I would like to know what alternative for euclidean distance could be use to distinguish if orange or blue plot is "closer" to red one. In which situations I should apply euclidean distance and when Bayesian approach can be used ?

  • I posted a proposal for a notion of distance between two curves (specifically, two probability distributions). I don't fully understand what you mean by the Euclidean distance (which only makes sense in finite-dimensional space) or what Bayesian statistics have to do with distances between curves - maybe you could elaborate? – Stephan Kolassa Feb 8 '17 at 12:12
  • I analyze the expression of genes from specific group. We are looking for a homolog of our specific gene and we know that expression pattern across time (after specific induction) has to be similar to our gene. So, we plot an expression pattern of the gene of interest and we take a group of possible candidates, plot them and calculate a euc distance between our gene of interest and candidates. We take the one which has the smallest distance. I am quite sure that's not a best method... – Rechlay Feb 8 '17 at 12:26
  • You could look into correspondence analysis – kjetil b halvorsen Feb 28 '17 at 11:41
  • 3
    This seems to be as much a question of biology as a question of statistics. The question is: what measure of similarity do we expect gene homology to maximize. For example, for all I know we might expect that the shape will be similar, but the overall amount of expression could differ a lot between trials/organisms/genes/whatever. So you tell me: what type of similarity do you expect the biological mechanism to produce? Whatever your answer is, measure that! – Jacob Socolar Mar 2 '17 at 6:57
up vote 1 down vote accepted

If you look for same shapes (meaning you don't care about shifting or amplitude scaling) then you can preform Pearson correlation and take the maximum of the shifts. Eventualy it comes down to this:

$ similiarity = max_{\tau} |\frac{\int_{-\infty}^{\infty}x(t)y(t+\tau) dt}{||x||\cdot||y||}| $

I don't really understand what you meant in your comment since my biology knowledge is bad, but it sounds like you want the shape (but again, as said above, you should ask yourself what is "similiar")

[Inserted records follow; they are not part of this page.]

__global__ void __launch_bounds__(256)
    k_gather(State st, Glob* g, MoveBuf mb, const int* __restrict__ cands_all, const int* __restrict__ frags_all, int move0, int W,
// ... 281 lines not shown
        for (int x = threadIdx.x; x < n; x += blockDim.x) {
            const int f = S.gid[x];
            ch |= (S.pos[x] != st.pos[f]) | (S.spos[x] != st.spos[f]) | (S.cid[x] != st.cid[f]) | (S.sbp[x] != st.sbp[f]) |
                  (S.circ[x] != st.circ[f]) | (S.prev[x] != st.prev[f]) | (S.next[x] != st.next[f]) | (S.L[x] != st.L[f]) |
                  (S.SL[x] != st.SL[f]) | (S.LB[x] != st.LB[f]) | (S.ori[x] != st.ori[f]);
            hd += (S.pos[x] == 0);
            if (in_lds) {
#pragma unroll
                for (int a = 0; a < NDYN; a++) base[(size_t)a * N + x] = s_loc[a * MUT_LDS_N + x];
            }
        }
        __shared__ int sh_ch, sh_hd;
        if (threadIdx.x == 0) {
            sh_ch = 0;
            sh_hd = 0;
        }
        __syncthreads();
        hd = wave_sum_i(hd);
        if ((threadIdx.x & 63) == 0 && hd) atomicAdd(&sh_hd, hd);
        if (ch) atomicOr(&sh_ch, 1);
        __syncthreads();
        if (threadIdx.x == 0) {
            mb.sinfo[cw * NSLOT + slot] = make_int2(sh_ch, sh_hd);
            if (sh_ch && k > 0) atomicOr(&mb.livecol[cw], 1u << k);
        }
    }
    const ig_params p = g->par[0];
    const float mean = g->mean_kb;
    uint2* col = mb.coords + (size_t)(cw * NSLOT + k) * M;
    ColMeta* cm = mb.cmeta + (size_t)(cw * NSLOT + k) * NCODE;
    int* subs = mb.subs + (size_t)cw * M;
    long long hi = 0, lo = 0, ni = 0;
    __shared__ long long seg_bound[SLICE_SEG];
    if (threadIdx.x < SLICE_SEG) seg_bound[threadIdx.x] = 0;
    __syncthreads();
    for (int x = threadIdx.x; x < n; x += blockDim.x) {
        const int f = S.gid[x];
        const int cid = S.cid[x];
        const int code = (cid == m.ctgA) ? 0 : ((cid == m.ctgB) ? 1 : 2 + (cid - fresh));
        const int ori = S.ori[x], sp = S.spos[x], sl = S.sl[x], SLc = S.SL[x];
        const float stot = (float)(int)((float)S.circ[x] * (float)S.LB[x] / 1000.0f);
        if (S.pos[x] == 0) {
            cm[code].stot = stot;
            cm[code].len = SLc;
        }
        const float sbp_kb = (float)S.sbp[x] / 1000.0f;
        const int sf = st.sub_first[f];
        const int lbase = (x < m.LA) ? 0 : m.SLA;
        for (int q = 0; q < sl; q++) {
            const int s = sf + q;
            const SubTab b = sub[s];
            const float dist = sbp_kb + ((ori == 1) ? b.wat : b.cri);
            const int npos = (ori == 1) ? sp + q : sp + sl - (q + 1);
            const int ls = lbase + tab.cp[s].y;
            uint2 v;
            v.x = __float_as_uint(dist);
            v.y = (unsigned)npos | ((unsigned)code << 28);
            col[ls] = v;
            if (k == 0) {
                subs[ls] = s;
                mb.rowcnt[(size_t)cw * M + ls] = 0;
                const long long rb = rowptr[s], re = rowptr[s + 1];
                atomicAdd((unsigned long long*)&seg_bound[ls & (mb.nseg - 1)], (unsigned long long)(re - rb));
                mb.rowbe[(size_t)cw * M + ls] = make_int4((int)(unsigned)rb, (int)(rb >> 32), (int)(re - rb), s);
            }
            if (npos == 0) ni += ((long long)SLc * (long long)(SLc - 1)) / 2;
            if (npos > 0) {
                const long long q2 = zero_q(p, npos, SLc, stot, mean, pz.v, pz.n);
                hi += q2 >> 32;
                lo += (long long)(unsigned int)q2;
            }
        }
    }
    __shared__ long long red[4][16];
    hi = wave_sum_ll(hi);
    lo = wave_sum_ll(lo);
    ni = wave_sum_ll(ni);
    const int wv = threadIdx.x >> 6;
    if ((threadIdx.x & 63) == 0) {
        red[0][wv] = hi;
        red[1][wv] = lo;
        red[2][wv] = ni;
    }
    __syncthreads();
    if (threadIdx.x == 0) {
        long long* q = mb.qpart + (size_t)cw * Q_STRIDE;
        long long s0 = 0, s1 = 0, s2 = 0;
        for (int v = 0; v < (int)(blockDim.x >> 6); v++) {
            s0 += red[0][v];
            s1 += red[1][v];
            s2 += red[2][v];
        }
        q[Q_Z + 2 * k] = s0;
        q[Q_Z + 2 * k + 1] = s1;
        q[Q_NI + k] = s2;
    }
    if (k == 0 && threadIdx.x < SLICE_SEG) mb.slbound[(size_t)cw * SLICE_SEG + threadIdx.x] = seg_bound[threadIdx.x];
}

If your curves are in fact probability densities (i.e., integrate to 1), or can meaningfully be scaled to be so, you could look at the Earth mover distance, AKA the Wasserstein metric. We have a couple of posts on this. In R, you can take a look at the emdist package.

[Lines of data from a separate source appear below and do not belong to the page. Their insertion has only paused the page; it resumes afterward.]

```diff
+            if (wb.r >= 0.f) {
+#pragma unroll 1
+              for (int item = 0; item < num_listed; ++item) {
+                const float4* row = reinterpret_cast<const float4*>(screen_items + 16 * item);
+                const float4 r0 = row[0], r1 = row[1], r2 = row[2];
+                const float f[12] = {r0.x, r0.y, r0.z, r0.w, r1.x, r1.y, r1.z, r1.w, r2.x, r2.y, r2.z, r2.w};
+                const bool skip = __float_as_int(screen_items[16 * item + 12]) != 0;
+                sees = sees || (!skip && sphere_may_project(in, f, wb));
+              }
+            }
+          }
+        }
+        const unsigned long long m = __builtin_amdgcn_ballot_w64(sees);
+        if (m) {
+          uint32_t base = 0;
+          if (lane == 0) base = atomicAdd(&screen_count[0], (uint32_t)__popcll(m));
+          base = __builtin_amdgcn_readfirstlane(base);
+          if (sees) screen_tiles[base + __builtin_amdgcn_mbcnt_hi((uint32_t)(m >> 32), __builtin_amdgcn_mbcnt_lo((uint32_t)m, 0u))] = my_tile;
+        }
+        __syncthreads();
+        if (threadIdx.x == 0 && screen_count[0]) atomicAdd(&g_pose_screen_route[1], (unsigned long long)screen_count[0]);
+      }
     } else {
       unsigned long long taken = 0;
       if (lane == 0) taken = atomicAdd(&batch_state, 1ull);
@@ -364,7 +442,7 @@
       const unsigned long long t0 = wall_clock64();
 #endif
       pose_tile<kUseDepth, kUseDesc>(in, frames, work, num_work, s, tile_bounds, stored_bounds, num_listed, tile, parts, part, sink, tile_cost,
-                                     item_begin, kSlice ? num_items : -1);
+                                     item_begin, kSlice ? num_items : -1, short_list);
 #ifdef BAHIP_TILE_TIMELINE
       if (!stored_bounds && lane == 0 && position < 65536 && tile < 65536) {
         g_pose_timeline[position][0] = t0; g_pose_timeline[position][1] = wall_clock64(); g_pose_timeline[position][2] = tile;
@@ -408,6 +486,17 @@
 static int g_pose_lds_parts_shift = bahip_env_int("BAHIP_POSE_LDS_PARTS_SHIFT", -1);
 void set_pose_lds_parts_shift(int shift) { g_pose_lds_parts_shift = (shift >= 0 && shift <= 3) ? shift : -1; }
 
+static int g_pose_short_list = std::min(kPoseScreenItems, std::max(0, bahip_env_int("BAHIP_POSE_SHORT_LIST", kPoseShortList)));
+void set_pose_short_list(int items) { g_pose_short_list = (items >= 0 && items <= kPoseScreenItems) ? items : kPoseShortList; }
+void pose_screen_route(long long out[2], bool reset) {
+  unsigned long long c[2] = {0, 0};
+  if (hipMemcpyFromSymbol(c, HIP_SYMBOL(g_pose_screen_route), sizeof(c)) != hipSuccess) (void)hipGetLastError();
+  out[0] = (long long)c[0]; out[1] = (long long)c[1];
+  if (reset) {
+    const unsigned long long zero[2] = {0, 0};
+    if (hipMemcpyToSymbol(HIP_SYMBOL(g_pose_screen_route), zero, sizeof(zero)) != hipSuccess) (void)hipGetLastError();
+  }
+}
 static int g_pose_lds_waves = 0;
 void set_pose_lds_waves(int waves) { g_pose_lds_waves = (waves >= 1 && waves <= kPoseLdsWaves) ? waves : 0; }
 
@@ -435,16 +524,17 @@
   constexpr int variant = (kUseDepth ? 1 : 0) + (kUseDesc ? 2 : 0) + (kSlice ? 4 : 0);
   if (!device.raised[variant] && !device.failed[variant]) {
     if (hipFuncSetAttribute(reinterpret_cast<const void*>(&pose_accumulate_lds_kernel<kUseDepth, kUseDesc, kSlice>),
-                            hipFuncAttributeMaxDynamicSharedMemorySize, (int)kPoseLdsTableLimit) == hipSuccess) device.raised[variant] = true;
+                            hipFuncAttributeMaxDynamicSharedMemorySize, (int)(kPoseLdsTableLimit + kPoseLdsTail)) == hipSuccess) device.raised[variant] = true;
     else { device.failed[variant] = true; (void)hipGetLastError(); }
   }
-  if (device.failed[variant] && table_bytes + sizeof(HbFixed) > 64 * 1024) return false;
+  if (device.failed[variant] && table_bytes + kPoseLdsTail > 64 * 1024) return false;
   const int waves = g_pose_lds_waves > 0 ? g_pose_lds_waves : kPoseLdsWaves;
   const unsigned units = sched_positions(tiles, sched) << parts_shift;
   const unsigned grid = std::max(8u, std::min((unsigned)device.compute_units, ((units + waves - 1) / waves + 7u) & ~7u));
   ++g_pose_kernel_dispatches;
-  hipLaunchKernelGGL((pose_accumulate_lds_kernel<kUseDepth, kUseDesc, kSlice>), dim3(grid), dim3(64 * waves), table_bytes + sizeof(HbFixed) , stream, in, frames,
-                     pw, num_work, s, Hb, tb, sb, num_listed, invalid, tiles, tile_counters, parity, slice_begin, slice_count, tile_cost, sched, listed_count, parts_shift, stop);
+  hipLaunchKernelGGL((pose_accumulate_lds_kernel<kUseDepth, kUseDesc, kSlice>), dim3(grid), dim3(64 * waves), table_bytes + kPoseLdsTail , stream, in, frames,
+                     pw, num_work, s, Hb, tb, sb, num_listed, invalid, tiles, tile_counters, parity, slice_begin, slice_count, tile_cost, sched, listed_count, parts_shift, stop,
+                     g_pose_short_list);
   return true;
 }
 template <bool kSlice>
@@ -1048,6 +1138,12 @@
 void set_pose_lds_items(int items) { exact::set_pose_lds_items(items); fast::set_pose_lds_items(items); }
 void set_pose_lds_parts_shift(int shift) { exact::set_pose_lds_parts_shift(shift); fast::set_pose_lds_parts_shift(shift); }
 void set_pose_lds_waves(int waves) { exact::set_pose_lds_waves(waves); fast::set_pose_lds_waves(waves); }
+void set_pose_short_list(int items) { exact::set_pose_short_list(items); fast::set_pose_short_list(items); }
+void pose_screen_route(long long out[2], bool reset) {
+  long long a[2], b[2];
+  exact::pose_screen_route(a, reset); fast::pose_screen_route(b, reset);
+  out[0] = a[0] + b[0]; out[1] = a[1] + b[1];
+}
 long long pose_kernel_dispatches() { return exact::pose_kernel_dispatches() + fast::pose_kernel_dispatches(); }
 void pose_form_launches(long long out[2], bool reset) {
   long long a[2], b[2];
diff --git a/include/badslam_hip.h b/include/badslam_hip.h
--- a/include/badslam_hip.h
+++ b/include/badslam_hip.h
@@ -283,6 +283,8 @@
 int bahip_debug_merge_cells_batches(long long* batches_out);
 int bahip_debug_set_pose_lds_items(int items);
 int bahip_debug_set_pose_lds_shape(int waves, int parts_shift);
+int bahip_debug_set_pose_short_list(int items);
+int bahip_debug_pose_screen_route(bahip_context* ctx, long long* launches_out, long long* tiles_out, int reset);
 int bahip_debug_set_pose_rounds_ahead(int rounds);
 int bahip_debug_set_fused_iteration_begin(int enabled);
 int bahip_debug_set_intrinsics_reduce_form(int form);
```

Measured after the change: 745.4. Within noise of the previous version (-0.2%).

  • The data is normalized to 1. Explanation of the approach you can find in other comment. – Rechlay Feb 8 '17 at 12:27

Well, you could try out the Minkowski distance (which can be interpreted as the generalisation of the euclid distance). It is defined as: $$ \textrm{Minkowski}(X, Y, \lambda)= \left(\sum_{i=1}^n |x_i-y_i|^\lambda\right)^{\frac{1}{\lambda}} $$

Try to vary $\lambda \in \mathbb{R}^{+}$, but pay attention that $\lambda < 1$ violates the triangle inequality and thus, the resulting function is not a true distance function anymore.

From my own experience, I've observed in many situations a peak in $\lambda =1$ which, when plugged into to above formula, results in the Manhatten distance.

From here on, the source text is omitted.